#### MATERIAL FOR THIS EXERCISE
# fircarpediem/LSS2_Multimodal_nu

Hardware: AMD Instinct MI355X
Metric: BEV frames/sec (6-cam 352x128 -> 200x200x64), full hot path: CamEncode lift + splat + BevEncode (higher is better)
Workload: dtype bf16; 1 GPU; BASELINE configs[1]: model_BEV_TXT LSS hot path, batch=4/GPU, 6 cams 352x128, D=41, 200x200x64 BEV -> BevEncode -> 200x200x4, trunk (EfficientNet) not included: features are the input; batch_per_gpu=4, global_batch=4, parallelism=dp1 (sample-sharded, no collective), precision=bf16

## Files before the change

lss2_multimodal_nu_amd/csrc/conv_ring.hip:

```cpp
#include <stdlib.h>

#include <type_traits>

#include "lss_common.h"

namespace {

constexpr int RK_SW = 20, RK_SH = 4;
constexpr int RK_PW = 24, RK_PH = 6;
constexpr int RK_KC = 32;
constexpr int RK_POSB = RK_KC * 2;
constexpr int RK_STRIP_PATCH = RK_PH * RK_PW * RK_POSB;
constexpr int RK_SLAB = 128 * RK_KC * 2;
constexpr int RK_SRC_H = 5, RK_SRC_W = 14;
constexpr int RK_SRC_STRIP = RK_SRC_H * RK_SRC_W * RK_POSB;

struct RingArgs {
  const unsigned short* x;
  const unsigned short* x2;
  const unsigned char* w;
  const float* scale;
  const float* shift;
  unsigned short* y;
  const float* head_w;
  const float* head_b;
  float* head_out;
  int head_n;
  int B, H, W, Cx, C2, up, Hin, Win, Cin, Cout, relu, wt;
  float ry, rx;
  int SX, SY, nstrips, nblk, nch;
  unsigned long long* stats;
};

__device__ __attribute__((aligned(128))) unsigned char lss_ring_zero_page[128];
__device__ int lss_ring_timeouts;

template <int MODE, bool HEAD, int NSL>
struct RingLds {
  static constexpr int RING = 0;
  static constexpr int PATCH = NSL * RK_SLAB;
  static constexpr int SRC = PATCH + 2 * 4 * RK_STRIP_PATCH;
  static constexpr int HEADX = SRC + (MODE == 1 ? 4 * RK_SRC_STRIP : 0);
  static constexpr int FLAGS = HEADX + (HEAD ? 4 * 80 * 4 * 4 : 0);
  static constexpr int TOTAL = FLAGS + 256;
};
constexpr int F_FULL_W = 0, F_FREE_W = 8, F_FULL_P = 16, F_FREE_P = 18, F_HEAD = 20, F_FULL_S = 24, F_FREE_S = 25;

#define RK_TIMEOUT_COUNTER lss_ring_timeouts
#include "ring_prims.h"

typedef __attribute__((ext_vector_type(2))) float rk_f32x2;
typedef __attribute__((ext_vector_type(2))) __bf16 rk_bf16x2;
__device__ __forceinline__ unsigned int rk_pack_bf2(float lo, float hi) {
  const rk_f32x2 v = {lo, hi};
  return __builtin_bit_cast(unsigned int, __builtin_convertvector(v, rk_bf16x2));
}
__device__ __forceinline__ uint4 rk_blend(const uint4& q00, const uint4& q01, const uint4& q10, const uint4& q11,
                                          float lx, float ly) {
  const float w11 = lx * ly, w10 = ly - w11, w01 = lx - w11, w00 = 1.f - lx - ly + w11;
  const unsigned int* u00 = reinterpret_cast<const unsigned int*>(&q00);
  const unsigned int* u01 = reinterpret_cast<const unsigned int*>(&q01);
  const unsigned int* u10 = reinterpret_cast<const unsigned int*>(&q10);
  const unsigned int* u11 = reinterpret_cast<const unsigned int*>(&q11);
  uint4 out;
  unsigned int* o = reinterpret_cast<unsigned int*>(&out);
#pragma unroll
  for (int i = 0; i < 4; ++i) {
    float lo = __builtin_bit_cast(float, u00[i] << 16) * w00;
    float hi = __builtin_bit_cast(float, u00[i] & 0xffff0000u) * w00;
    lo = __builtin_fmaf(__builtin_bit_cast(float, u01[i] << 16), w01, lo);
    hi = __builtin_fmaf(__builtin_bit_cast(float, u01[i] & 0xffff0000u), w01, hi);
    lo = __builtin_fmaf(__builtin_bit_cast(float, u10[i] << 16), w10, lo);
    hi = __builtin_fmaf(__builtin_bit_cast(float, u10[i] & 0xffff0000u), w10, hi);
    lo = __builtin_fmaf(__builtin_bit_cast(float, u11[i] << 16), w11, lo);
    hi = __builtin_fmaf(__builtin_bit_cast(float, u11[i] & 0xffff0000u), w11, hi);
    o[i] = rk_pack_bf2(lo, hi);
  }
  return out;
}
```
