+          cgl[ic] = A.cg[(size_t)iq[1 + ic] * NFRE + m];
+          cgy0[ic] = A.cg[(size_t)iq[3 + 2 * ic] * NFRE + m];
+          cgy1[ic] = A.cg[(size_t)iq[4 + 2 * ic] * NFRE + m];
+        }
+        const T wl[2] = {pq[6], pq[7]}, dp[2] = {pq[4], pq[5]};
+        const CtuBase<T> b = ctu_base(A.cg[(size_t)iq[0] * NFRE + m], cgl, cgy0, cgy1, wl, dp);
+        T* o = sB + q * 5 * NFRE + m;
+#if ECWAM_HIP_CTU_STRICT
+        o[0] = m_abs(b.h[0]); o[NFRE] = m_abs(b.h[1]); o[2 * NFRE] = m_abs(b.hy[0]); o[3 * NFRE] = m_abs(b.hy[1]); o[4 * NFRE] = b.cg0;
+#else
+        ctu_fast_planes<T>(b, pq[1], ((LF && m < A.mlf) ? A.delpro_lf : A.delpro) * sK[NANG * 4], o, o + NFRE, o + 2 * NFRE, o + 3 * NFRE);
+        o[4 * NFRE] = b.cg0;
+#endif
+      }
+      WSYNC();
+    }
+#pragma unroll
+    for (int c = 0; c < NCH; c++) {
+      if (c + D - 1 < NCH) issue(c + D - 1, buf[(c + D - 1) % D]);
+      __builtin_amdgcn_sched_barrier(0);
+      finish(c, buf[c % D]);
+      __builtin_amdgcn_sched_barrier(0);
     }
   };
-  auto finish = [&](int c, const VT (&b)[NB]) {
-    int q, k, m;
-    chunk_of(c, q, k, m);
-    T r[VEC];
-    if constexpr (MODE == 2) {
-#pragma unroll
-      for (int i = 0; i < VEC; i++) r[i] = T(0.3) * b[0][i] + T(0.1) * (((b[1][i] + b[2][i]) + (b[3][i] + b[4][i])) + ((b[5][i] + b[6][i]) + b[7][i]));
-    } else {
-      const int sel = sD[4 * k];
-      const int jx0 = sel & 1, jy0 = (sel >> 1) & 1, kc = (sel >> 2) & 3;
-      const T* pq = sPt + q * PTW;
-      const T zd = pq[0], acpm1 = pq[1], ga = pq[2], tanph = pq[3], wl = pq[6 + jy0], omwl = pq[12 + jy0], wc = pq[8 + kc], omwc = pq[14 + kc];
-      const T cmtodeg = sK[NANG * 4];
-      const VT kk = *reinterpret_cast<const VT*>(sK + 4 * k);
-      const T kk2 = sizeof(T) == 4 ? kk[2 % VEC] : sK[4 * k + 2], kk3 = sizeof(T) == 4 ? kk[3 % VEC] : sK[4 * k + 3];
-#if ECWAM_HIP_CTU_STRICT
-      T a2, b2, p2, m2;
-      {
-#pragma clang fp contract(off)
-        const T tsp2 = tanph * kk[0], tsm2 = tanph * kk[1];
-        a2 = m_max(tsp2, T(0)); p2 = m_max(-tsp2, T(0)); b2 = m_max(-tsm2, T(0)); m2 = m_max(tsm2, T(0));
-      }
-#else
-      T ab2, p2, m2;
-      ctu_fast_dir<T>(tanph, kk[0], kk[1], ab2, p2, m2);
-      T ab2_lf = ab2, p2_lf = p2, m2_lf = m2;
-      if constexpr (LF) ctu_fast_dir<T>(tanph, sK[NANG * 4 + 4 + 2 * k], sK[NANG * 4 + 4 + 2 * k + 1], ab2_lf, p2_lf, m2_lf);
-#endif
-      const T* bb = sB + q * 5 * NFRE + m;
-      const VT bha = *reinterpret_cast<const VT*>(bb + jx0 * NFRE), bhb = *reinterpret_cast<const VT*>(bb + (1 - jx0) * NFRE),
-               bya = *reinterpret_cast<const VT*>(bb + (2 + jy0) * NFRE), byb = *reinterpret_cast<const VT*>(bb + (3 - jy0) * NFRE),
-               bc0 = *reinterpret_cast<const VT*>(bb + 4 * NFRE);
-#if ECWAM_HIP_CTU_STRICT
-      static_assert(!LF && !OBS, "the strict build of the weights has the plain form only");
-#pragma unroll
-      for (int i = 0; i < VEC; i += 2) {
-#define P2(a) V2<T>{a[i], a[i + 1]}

#### DESCRIPTION OF THE TASK
Once you reach the line that contains "ab2, p2, m2);", print it and every line after it exactly as written, stopping at the last line of the records and adding nothing.

#### YOUR SOLUTION
-      ctu_fast_dir<T>(tanph, kk[0], kk[1], ab2, p2, m2);
-      T ab2_lf = ab2, p2_lf = p2, m2_lf = m2;
-      if constexpr (LF) ctu_fast_dir<T>(tanph, sK[NANG * 4 + 4 + 2 * k], sK[NANG * 4 + 4 + 2 * k + 1], ab2_lf, p2_lf, m2_lf);
-#endif
-      const T* bb = sB + q * 5 * NFRE + m;
-      const VT bha = *reinterpret_cast<const VT*>(bb + jx0 * NFRE), bhb = *reinterpret_cast<const VT*>(bb + (1 - jx0) * NFRE),
-               bya = *reinterpret_cast<const VT*>(bb + (2 + jy0) * NFRE), byb = *reinterpret_cast<const VT*>(bb + (3 - jy0) * NFRE),
-               bc0 = *reinterpret_cast<const VT*>(bb + 4 * NFRE);
-#if ECWAM_HIP_CTU_STRICT
-      static_assert(!LF && !OBS, "the strict build of the weights has the plain form only");
-#pragma unroll
-      for (int i = 0; i < VEC; i += 2) {
-#define P2(a) V2<T>{a[i], a[i + 1]}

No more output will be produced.